- Stanfield Stanfield
- Coordinates: 33°58′09″N 97°59′59″W﻿ / ﻿33.96917°N 97.99972°W
- Country: United States
- State: Texas
- County: Clay
- Elevation: 866 ft (264 m)
- Time zone: UTC-6 (Central (CST))
- • Summer (DST): UTC-5 (CDT)
- Area code: 940
- GNIS feature ID: 1380928

= Stanfield, Texas =

Stanfield is an unincorporated community in Clay County, Texas, United States. According to the Handbook of Texas, the community had a population of 15 in 2000. It is located within the Wichita Falls metropolitan area.

==History==
Joe Campbell first settled in the area in 1883. The community got its name from the Stanfield Brothers Ranch, which later acquired a 22000 acre tract that included the settlement. Stanfield had a post office from 1903 until 1905. The town had two shops throughout the 1940s and 1950s when the population was recorded as 50. Stanfield had 30 residents by the middle of the 1960s and no enterprises.

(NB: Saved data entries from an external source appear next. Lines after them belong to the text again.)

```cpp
int64_t sgnn_dtw_exact_workspace_bytes(int64_t n_x, int64_t max_x_len, int64_t n_y, int64_t max_y_len);
int sgnn_dtw_exact_similarity(const int64_t* x_ptr, const int32_t* x_val, int64_t n_x, int64_t max_x_len,
                              const int64_t* y_ptr, const int32_t* y_val, int64_t n_y, int64_t max_y_len,
                              int kernel, const int32_t* x_order, float* out, void* workspace,
                              int64_t workspace_bytes, void* stream);
int sgnn_dtw_exact_similarity_live(const int64_t* x_ptr, const int32_t* x_val, int64_t n_x, int64_t max_x_len,
                                   const int64_t* y_ptr, const int32_t* y_val, int64_t n_y, int64_t max_y_len,
                                   int kernel, const int32_t* x_order, const int64_t* x_live_range, float* out,
                                   void* workspace, int64_t workspace_bytes, void* stream);

int sgnn_cc_embed_fwd(const float* E, int64_t D,
                      const int64_t* set_ptr, const int32_t* set_nodes, int64_t n_sets,
                      int aggregator, int64_t padded_len, float* out, int32_t* out_arg, void* stream);
int sgnn_cc_embed_fwd_f16(const uint16_t* E_half, int64_t D,
                          const int64_t* set_ptr, const int32_t* set_nodes, int64_t n_sets,
                          int aggregator, int64_t padded_len, float* out, int32_t* out_arg, void* stream);
int sgnn_cc_embed_bwd(const float* grad_out, int64_t D,
                      const int64_t* set_ptr, const int32_t* set_nodes, int64_t n_sets,
                      int aggregator, const int32_t* arg, float* grad_E, void* stream);

#define SGNN_SRC_DENSE  0
// ... 219 lines not shown
```

### subgnn_amd/_lib.py

```python
import ctypes
import os

_HERE = os.path.dirname(os.path.abspath(__file__))
LIB_PATH = os.path.join(_HERE, 'lib', 'libsubgnn_hip.so')

c_i64 = ctypes.c_int64
c_u64 = ctypes.c_uint64
c_int = ctypes.c_int
c_dbl = ctypes.c_double
c_ptr = ctypes.c_void_p


class MpnArgs(ctypes.Structure):
    _fields_ = [('src', ctypes.c_int32), ('sims_per_edge', ctypes.c_int32),
                ('R', c_i64), ('A', c_i64), ('D', c_i64),
                ('x', c_ptr), ('ids', c_ptr), ('id_div', c_i64), ('edge_mask', c_ptr), ('row_mask', c_ptr),
                ('sims', c_ptr), ('sims_ld', c_i64), ('sim_col', c_ptr), ('wp', c_ptr), ('bp', c_ptr),
                ('x_f16', ctypes.c_int32), ('z_act', c_ptr), ('flags', ctypes.c_int32)]


SIGNATURES = {
    'sgnn_abi_version': (c_int, []),
    'sgnn_warm_up': (c_int, [c_ptr]),
    'sgnn_last_error': (ctypes.c_char_p, []),
# ... 15 lines not shown
    'sgnn_cc_compact_huge': (c_int, [c_ptr, c_ptr, c_ptr, c_i64, c_i64, c_int, c_i64, c_i64, c_ptr, c_ptr, c_ptr, c_ptr, c_i64, c_ptr]),
    'sgnn_subgraph_properties_workspace_bytes': (c_i64, [c_i64]),
    'sgnn_subgraph_properties': (c_int, [c_ptr, c_ptr, c_i64, c_i64, c_int, c_ptr, c_ptr, c_i64, c_i64, c_i64, c_ptr, c_ptr, c_ptr, c_i64,
                                         c_ptr]),
    'sgnn_patch_in_border_huge_workspace_bytes': (c_i64, [c_i64]),
    'sgnn_patch_in_border_huge': (c_int, [c_ptr, c_ptr, c_i64, c_ptr, c_ptr, c_i64, c_ptr, c_ptr, c_i64, c_i64, c_ptr, c_ptr, c_i64, c_ptr]),
    'sgnn_sort_sets': (c_int, [c_ptr, c_ptr, c_i64, c_i64, c_ptr, c_ptr, c_ptr]),
    'sgnn_khop_border_workspace_bytes': (c_i64, [c_i64, c_i64, c_int]),
    'sgnn_khop_border_bitmap_fits_lds': (c_int, [c_i64]),
    'sgnn_khop_border': (c_int, [c_ptr, c_ptr, c_i64, c_i64, c_ptr, c_ptr, c_i64, c_int, c_int, c_ptr, c_ptr, c_ptr,
                                 c_ptr, c_ptr, c_i64, c_int, c_ptr]),
    'sgnn_khop_border_arena': (c_int, [c_ptr, c_ptr, c_i64, c_i64, c_ptr, c_ptr, c_i64, c_int, c_ptr, c_ptr, c_ptr, c_ptr,
                                       c_i64, c_int, c_ptr]),
    'sgnn_khop_border_sample_workspace_bytes': (c_i64, [c_i64, c_i64, c_int, c_int, c_int]),
    'sgnn_khop_border_sample': (c_int, [c_ptr, c_ptr, c_ptr, c_i64, c_i64, c_ptr, c_ptr, c_i64, c_int, c_i64, c_u64, c_u64, c_i64,
                                        c_ptr, c_ptr, c_ptr, c_ptr, c_ptr, c_ptr, c_i64, c_int, c_ptr]),
    'sgnn_khop1_border_sorted': (c_int, [c_ptr, c_ptr, c_ptr, c_i64, c_i64, c_ptr, c_ptr, c_i64, c_ptr, c_ptr, c_ptr, c_ptr, c_i64,
                                         c_int, c_ptr]),
    'sgnn_sample_border_anchors': (c_int, [c_ptr, c_ptr, c_ptr, c_i64, c_ptr, c_i64, c_u64, c_u64, c_i64, c_int, c_ptr, c_ptr,
                                           c_ptr]),
    'sgnn_sample_anchors_padded': (c_int, [c_ptr, c_i64, c_i64, c_i64, c_u64, c_u64, c_ptr, c_ptr]),
    'sgnn_sample_anchors_ragged': (c_int, [c_ptr, c_ptr, c_i64, c_ptr, c_i64, c_u64, c_u64, c_i64, c_ptr, c_ptr]),
    'sgnn_choice_ragged': (c_int, [c_ptr, c_ptr, c_i64, c_i64, c_u64, c_u64, c_i64, c_ptr, c_ptr]),
    'sgnn_triangular_walks_both': (c_int, [c_ptr, c_ptr, c_ptr, c_i64, c_ptr, c_ptr, c_ptr, c_ptr, c_i64, c_i64, c_i64, c_dbl, c_u64,
                                           c_u64, c_u64, c_i64, c_i64, c_ptr, c_ptr]),
    'sgnn_triangular_walks': (c_int, [c_ptr, c_ptr, c_ptr, c_i64, c_ptr, c_i64, c_ptr, c_ptr, c_ptr, c_ptr, c_int,
                                      c_i64, c_i64, c_i64, c_dbl, c_u64, c_u64, c_i64, c_i64, c_int, c_ptr, c_ptr]),
    'sgnn_patch_in_border': (c_int, [c_ptr, c_ptr, c_i64, c_ptr, c_ptr, c_i64, c_ptr, c_ptr, c_i64, c_ptr, c_ptr]),
    'sgnn_sp_similarity_dense': (c_int, [c_ptr, c_i64, c_ptr, c_ptr, c_i64, c_ptr, c_ptr]),
    'sgnn_bfs_hops_workspace_bytes': (c_i64, [c_i64, c_i64, c_int]),
    'sgnn_bfs_min_hops_workspace_bytes': (c_i64, [c_i64, c_i64, c_int, c_i64]),
    'sgnn_bfs_min_hops_to_sets': (c_int, [c_ptr, c_ptr, c_i64, c_i64, c_ptr, c_i64, c_int, c_int, c_int, c_ptr, c_ptr, c_i64, c_ptr, c_ptr,
                                          c_ptr, c_i64, c_ptr]),
    'sgnn_bfs_hops': (c_int, [c_ptr, c_ptr, c_i64, c_i64, c_ptr, c_i64, c_int, c_int, c_int, c_ptr, c_ptr, c_i64, c_ptr]),
    'sgnn_min_hops_to_sets': (c_int, [c_ptr, c_i64, c_i64, c_int, c_ptr, c_ptr, c_i64, c_ptr, c_ptr]),
    'sgnn_dtw_workspace_bytes': (c_i64, [c_i64, c_i64, c_i64, c_i64]),
    'sgnn_dtw_similarity': (c_int, [c_ptr, c_ptr, c_i64, c_i64, c_ptr, c_ptr, c_i64, c_i64, c_int, c_int, c_ptr, c_ptr, c_ptr,
                                    c_i64, c_ptr]),
    'sgnn_dtw_order_keys': (c_int, [c_ptr, c_ptr, c_i64, c_ptr, c_ptr]),
    'sgnn_dtw_similarity_live': (c_int, [c_ptr, c_ptr, c_i64, c_i64, c_ptr, c_ptr, c_i64, c_i64, c_int, c_int, c_ptr, c_ptr, c_ptr,
                                         c_ptr, c_i64, c_ptr]),
    'sgnn_dtw_exact_workspace_bytes': (c_i64, [c_i64, c_i64, c_i64, c_i64]),
    'sgnn_dtw_exact_similarity': (c_int, [c_ptr, c_ptr, c_i64, c_i64, c_ptr, c_ptr, c_i64, c_i64, c_int, c_ptr, c_ptr, c_ptr,
                                          c_i64, c_ptr]),
    'sgnn_dtw_exact_similarity_live': (c_int, [c_ptr, c_ptr, c_i64, c_i64, c_ptr, c_ptr, c_i64, c_i64, c_int, c_ptr, c_ptr, c_ptr,
                                               c_ptr, c_i64, c_ptr]),
    'sgnn_cc_embed_fwd': (c_int, [c_ptr, c_i64, c_ptr, c_ptr, c_i64, c_int, c_i64, c_ptr, c_ptr, c_ptr]),
    'sgnn_cc_embed_bwd': (c_int, [c_ptr, c_i64, c_ptr, c_ptr, c_i64, c_int, c_ptr, c_ptr, c_ptr]),
    'sgnn_mpn_fwd_chunks': (c_int, [ctypes.POINTER(MpnArgs)]),
    'sgnn_mpn_fwd': (c_int, [ctypes.POINTER(MpnArgs), c_ptr, c_ptr, c_ptr]),
    'sgnn_mpn_fwd_many_max_bodies': (c_i64, []),
    'sgnn_mpn_fwd_many': (c_int, [c_i64, c_ptr, c_ptr, c_ptr, c_ptr]),
    'sgnn_mpn_bwd': (c_int, [ctypes.POINTER(MpnArgs), c_ptr, c_ptr, c_ptr, c_ptr, c_ptr]),
    'sgnn_attn_scores_epilogue': (c_int, [c_ptr, c_ptr, c_ptr, c_i64, c_i64, c_i64, c_ptr, c_ptr]),
    'sgnn_attn_scores_f16_workspace_bytes': (c_i64, [c_i64]),
    'sgnn_attn_scores_fwd_f16': (c_int, [c_ptr, c_ptr, c_ptr, c_ptr, c_i64, c_i64, c_i64, c_ptr, c_ptr, c_i64, c_ptr]),
    'sgnn_lstm_supported': (c_int, [c_i64]),
    'sgnn_lstm_fwd': (c_int, [c_ptr, c_ptr, c_ptr, c_ptr, c_ptr, c_i64, c_i64, c_i64, c_ptr, c_ptr, c_ptr, c_ptr, c_ptr]),
    'sgnn_lstm_bwd': (c_int, [c_ptr, c_ptr, c_ptr, c_ptr, c_ptr, c_i64, c_i64, c_i64, c_ptr, c_ptr]),
    'sgnn_masked_sum_fwd': (c_int, [c_ptr, c_ptr, c_i64, c_i64, c_i64, c_ptr, c_ptr]),
    'sgnn_masked_sum_bwd': (c_int, [c_ptr, c_ptr, c_i64, c_i64, c_i64, c_ptr, c_ptr]),
    'sgnn_masked_sum_slot_fwd': (c_int, [c_ptr, c_ptr, c_i64, c_i64, c_i64, c_ptr, c_i64, c_ptr]),
    'sgnn_masked_sum_slot_bwd': (c_int, [c_ptr, c_i64, c_ptr, c_i64, c_i64, c_i64, c_ptr, c_ptr]),
    'sgnn_masked_sum_slots_fwd': (c_int, [c_ptr, c_ptr, c_ptr, c_i64, c_ptr, c_i64, c_i64, c_ptr, c_i64, c_ptr]),
    'sgnn_masked_sum_slots_bwd': (c_int, [c_ptr, c_i64, c_ptr, c_i64, c_i64, c_ptr, c_ptr, c_ptr, c_i64, c_ptr]),
    'sgnn_readout_sum_fwd': (c_int, [c_ptr, c_i64, c_ptr, c_ptr, c_ptr, c_ptr, c_i64, c_i64, c_i64, c_ptr, c_i64, c_ptr]),
# ... 126 lines not shown
```

### subgnn_amd/csrc/similarity.hip

```cpp
#include "common.h"
#include <type_traits>

__global__ __launch_bounds__(256) void sp_similarity_dense_kernel(
    const double* __restrict__ apsp, int64_t n_cols,
    const int64_t* __restrict__ set_ptr, const int32_t* __restrict__ set_nodes,
    float* __restrict__ out)
{
    const int64_t r = blockIdx.y;
    const int64_t beg = set_ptr[r];
    const int n = (int)(set_ptr[r + 1] - beg);
    for (int64_t c = blockIdx.x * (int64_t)blockDim.x + threadIdx.x; c < n_cols; c += (int64_t)gridDim.x * blockDim.x) {
        float res = 0.f;
        if (n > 0) {
            double m = apsp[(int64_t)(set_nodes[beg] - 1) * n_cols + c];
            for (int i = 1; i < n; ++i) {
                const double v = apsp[(int64_t)(set_nodes[beg + i] - 1) * n_cols + c];
                m = v < m ? v : m;
            }
            res = (float)m;
        }
        out[r * n_cols + c] = res;
    }
}

// ... 528 lines not shown
    for (int l = 2; l <= last_level && flags[l - 1] != 0; ++l) {
        bool pl, ppl;
        int kk;
        msbfs_mode(fvol, pull_above, push_levels, l, pl, ppl, kk);
        n_written += pl ? 1 : 0;
    }
    const uint64_t* lcur = pull ? B[(k + 1) % 3] : frontier;
    const uint64_t* lold = pull ? B[k % 3] : nullptr;
    for (int64_t t = blockIdx.x * (int64_t)blockDim.x + threadIdx.x; t < total; t += (int64_t)gridDim.x * blockDim.x) {
        if (reduce_last)
            msbfs_set_reduce_item(lcur, n_words, n_sources, set_ptr, set_nodes, set_seen, out, last_level, rs, t, lold);
        const int64_t r = t / n_words, w = t % n_words;
        uint64_t all = ~0ull;
        for (int64_t i = set_ptr[r]; i < set_ptr[r + 1]; ++i) {
            const int64_t v = set_nodes[i];
            if (!fdone[v]) all &= B[n_written % 3][v * rs + w];
        }
        uint64_t missing = ~all;
        while (missing) {
            const int b = __ffsll((unsigned long long)missing) - 1;
            missing &= missing - 1;
            const int64_t s = w * 64 + b;
            if (s < n_sources) out[r * n_sources + s] = 0.f;
        }
    }
}

__global__ void msbfs_status_kernel(const int32_t* __restrict__ flags, int max_hops, int32_t* __restrict__ status,
                                    const unsigned long long* __restrict__ fvol, unsigned long long pull_above, int push_levels)
{
    if (threadIdx.x == 0 && blockIdx.x == 0) msbfs_write_status(flags, fvol, pull_above, push_levels, max_hops, status);
}

static int msbfs_run(const int64_t* rowptr, const int32_t* col, int64_t nnz, int64_t max_id,
                     const int32_t* sources, int64_t n_sources, int max_hops, int node_major, uint8_t* dist,
                     const int64_t* set_ptr, const int32_t* set_nodes, int64_t n_sets, float* set_out,
                     void* workspace, hipStream_t st, int pull_alpha, int32_t* status = nullptr, int push_levels = -1)
{
    if (push_levels < 0 || pull_alpha == 0 || push_levels > max_hops) push_levels = max_hops;
    if (push_levels < 1) push_levels = 1;
    const int g_bfs_alpha = pull_alpha < 0 ? MSBFS_DEFAULT_ALPHA : pull_alpha;
    const int64_t n_ids = max_id + 1;
    const int64_t n_words = (n_sources + 63) / 64;
    const int64_t ss = node_major ? 1 : n_ids, sv = node_major ? n_sources : 1;
    const int64_t rs = msbfs_row_stride(n_words);
    uint64_t* seen = (uint64_t*)workspace;
    uint64_t* frontier = seen + n_ids * rs;
    uint64_t* next = frontier + n_ids * rs;
    unsigned long long* fvol = (unsigned long long*)(next + n_ids * rs);
    int32_t* flags = (int32_t*)(fvol + max_hops + 2);
    uint32_t* fbits = (uint32_t*)(((uintptr_t)(flags + max_hops + 2) + 7) & ~(uintptr_t)7);
    const int64_t fwords = (n_ids + 31) / 32;
    uint8_t* fdone = (uint8_t*)(fbits + 2 * fwords);
    uint64_t* set_seen = (uint64_t*)(((uintptr_t)(fbits + 2 * fwords + (n_ids + 3) / 4) + 7) & ~(uintptr_t)7);
    const unsigned long long pull_above =
        g_bfs_alpha > 0 ? (unsigned long long)((nnz * n_words) / g_bfs_alpha) : ~0ull;
    const int big = sgnn_grid_for(n_ids * ((dist && n_sources > rs) ? n_sources : rs), 256);
    hipLaunchKernelGGL(msbfs_init_kernel, dim3(big), dim3(256), 0, st, sources, n_sources, n_words, n_ids, seen,
                       frontier, next, dist, flags, fvol, fbits, max_hops, rs, set_seen, set_out ? n_sets * n_words : 0,
                       set_out, set_out ? n_sets * n_sources : 0);
    SGNN_CHECK_LAUNCH();
    hipLaunchKernelGGL(msbfs_seed_kernel, dim3((int)((n_sources + 255) / 256)), dim3(256), 0, st, sources, n_sources,
                       n_words, n_ids, seen, frontier, dist, ss, sv, fbits, rs);
    SGNN_CHECK_LAUNCH();
    const int g_sets = set_out ? sgnn_grid_for(n_sets * n_words, 256) : 0;
    MsbfsSets sets;
    sets.set_ptr = set_ptr; sets.set_nodes = set_nodes; sets.n_sets = set_out ? n_sets : 0; sets.set_seen = set_seen; sets.out = set_out;
    const int g_expand = sgnn_grid_for(n_ids * 16, 256);
    const int g_commit = sgnn_grid_for(n_ids, 256, 256 * 4);
    MsbfsBufs bufs;
    bufs.b[0] = seen; bufs.b[1] = next; bufs.b[2] = frontier;
    for (int level = 1; level <= max_hops; ++level) {
        hipLaunchKernelGGL(msbfs_level_kernel, dim3(g_expand), dim3(256), 0, st, rowptr, col, n_ids, n_words, n_sources,
                           bufs, flags, fvol, pull_above, push_levels, level, fbits, fbits + fwords, fdone, rs, sets, dist, ss, sv);
        SGNN_CHECK_LAUNCH();
        if (level <= push_levels) {
            hipLaunchKernelGGL(msbfs_commit_kernel, dim3(g_commit), dim3(256), 0, st, rowptr, n_ids, n_words, n_sources, seen,
                               frontier, next, dist, flags, fvol, level, ss, sv, fbits, fdone, rs, pull_above, push_levels);
            SGNN_CHECK_LAUNCH();
        }
    }
    if (set_out) {
        hipLaunchKernelGGL(msbfs_set_finalize_kernel, dim3(g_sets), dim3(256), 0, st, seen, n_words, n_sources, set_ptr,
                           set_nodes, n_sets, set_out, rs, frontier, set_seen, flags, max_hops, status, next, fvol, pull_above,
                           push_levels, fdone);
        SGNN_CHECK_LAUNCH();
    }
    if (status && !set_out) {
        hipLaunchKernelGGL(msbfs_status_kernel, dim3(1), dim3(64), 0, st, flags, max_hops, status, fvol, pull_above, push_levels);
        SGNN_CHECK_LAUNCH();
    }
    return SGNN_OK;
}
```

From then until 1990, it recorded a population of 25. The population was 15 in 2000.

==Geography==
Stanfield is located on Farm to Market Road 2332, 15 mi northeast of Henrietta in northeastern Clay County. It is a mile south of the Oklahoma border.

==Education==
Today, Stanfield is served by the Henrietta Independent School District.